Exercise: A complete answer lists every line of the entries below where the string "FULL" appears.

(Dataset entries)
================

# mindspore-lab/minddet

Hardware: AMD Instinct MI355X
Metric: images/sec, Faster R-CNN R50-FPN inference, COCO-shaped 1333x800 (padded 800x1344) (higher is better)
Workload: dtype bf16; 1 GPU; faster_rcnn_r50_fpn_800x1344 (BASELINE.json configs[2]); batch_per_gpu=120, streams=2, global_batch=120, parallelism=dp1 (image sharding + all_gather of detections), weights=random init, seed 7

## Files before the change

### minddet_amd/csrc/bottleneck.hip

```cpp
#include <hip/hip_runtime.h>
#include <stdint.h>
#include <stdlib.h>

#include "aot.h"
#include "device.h"

namespace md {

struct BottleneckArgs {
    const uint16_t *x;
    const uint16_t *w1;
    const uint16_t *w2;
    const uint16_t *w3;
    const uint16_t *res;
    const float *b1, *b3;
    const uint16_t *wd;
    const float *bd;
    uint16_t *y;
    int N, H, W, Cin, nch;
    int tiles_x, tiles_y, n_tiles, pt_per_xcd;
    unsigned x_bytes, w1_bytes;
    unsigned long long *dbg;
};

constexpr int BN_TH = 8, BN_TW = 16, BN_HW = BN_TW + 2, BN_HALO = (BN_TH + 2) * BN_HW;
constexpr int BN_ROWB = 128;
constexpr int BN_A = 0, BN_B = 32768, BN_C = 57344, BN_D = 65536, BN_LDS = 81920;
constexpr int BN_ES = 144;

#ifdef MD_DIAG
#define BN_STAMP(I) do { if (a.dbg) { __builtin_amdgcn_sched_barrier(0); stp[I] = __builtin_readcyclecounter(); __builtin_amdgcn_sched_barrier(0); } } while (0)
#else
#define BN_STAMP(I) do { } while (0)
#endif
#define BN_BAR_RAW()                                              \
    do {                                                          \
        __builtin_amdgcn_sched_barrier(0);                        \
        asm volatile("s_waitcnt lgkmcnt(0)" ::: "memory");        \
        __builtin_amdgcn_s_barrier();                             \
        __builtin_amdgcn_sched_barrier(0);                        \
    } while (0)
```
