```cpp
constexpr int walk_base(int g) { return g * kWinG - kWinH; }
constexpr int walk_wave(int j) { return (j + kWinW) % kWinW; }
constexpr int walk_off(int g, int w) { return (w + kWinW - walk_wave(walk_base(g))) % kWinW; }
constexpr int walk_chunk(int g, int w) { return walk_base(g) + walk_off(g, w); }
constexpr bool walk_loads(int off, bool first_step) { return first_step || off >= 2 * kWinH; }
constexpr bool walk_replays(int off) { return off >= kWinH && off < kWinH + kWinG; }
constexpr bool walk_keeps(int off) { return off >= kWinH + kWinG; }
constexpr int walk_elem_slot(int j) { return (j + kWalkRing) % kWalkRing; }
constexpr bool walk_saves_stand(int j) { return (j + kWinH) % kWinG == 0; }
constexpr int walk_stand_slot(int j) { return ((j + kWinH) / kWinG) % kWalkStand; }

constexpr int kWalkRunEnd = 1;
constexpr int walk_run_length(int ntile, int nwg, int ncu) {
  long best = -1;
  int br = 1;
  for (int r = 1; r <= nwg; ++r) {
    const long blocks = (long)ntile * ((nwg + r - 1) / r);
    const long cost = ((blocks + ncu - 1) / ncu) * (r + kWalkRunEnd);
    if (best < 0 || cost < best) {
      best = cost;
      br = r;
    }
  }
  return br;
}

}
```

Before: 60.11 billion.

## Prefetch next walk step's input rows into LDS via buffer-load-to-LDS

Adds a staged variant of the walk replay kernel, enabled by default. Waves issue asynchronous buffer_load_lds prefetches of the y/var rows for the chunk they will load on the next step, so the global-memory latency overlaps the current step's replay. The next step then reads the rows from LDS instead of global memory. A wide variant uses 16-byte loads that cover four rows per instruction when pointers are aligned. This costs extra LDS (kWinG slots of 2*B*64 floats), which may reduce occupancy, and adds vmcnt(0) waits. Optional timestamp instrumentation is included behind a macro.

New measurement: 59.94 billion. About the same (-0.3%).

```diff
diff --git a/eks_amd/csrc/eks_diag.hip b/eks_amd/csrc/eks_diag.hip
--- a/eks_amd/csrc/eks_diag.hip
+++ b/eks_amd/csrc/eks_diag.hip
@@ -510,12 +510,103 @@
   }
 }
 
-template <int B, bool UNIT, int VS_ROW>
+#ifndef EKS_STAGE_AUX
+#define EKS_STAGE_AUX kAuxNt
+#endif
+#ifndef EKS_STAGE_WIDE
+#define EKS_STAGE_WIDE 1
+#endif
+template <int B, bool FULL>
+__device__ __forceinline__ void stage_rows(const BufferRows& rows, int len, float (*dst)[B][64]) {
+  typedef __attribute__((address_space(3))) void lds_void;
+#pragma unroll
+  for (int i = 0; i < B; ++i) {
+    if (FULL || i < len) {
+      __builtin_amdgcn_raw_ptr_buffer_load_lds(rows.ry, (lds_void*)&dst[0][i][0], 4, rows.voff,
+                                               (unsigned)i * rows.row_bytes, 0, EKS_STAGE_AUX);
+      __builtin_amdgcn_raw_ptr_buffer_load_lds(rows.rv, (lds_void*)&dst[1][i][0], 4, rows.voff,
+                                               (unsigned)i * rows.row_bytes, 0, EKS_STAGE_AUX);
+    }
+  }
+}
+
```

================

Response box:
+template <int B, bool FULL>
+    if (FULL || i < len) {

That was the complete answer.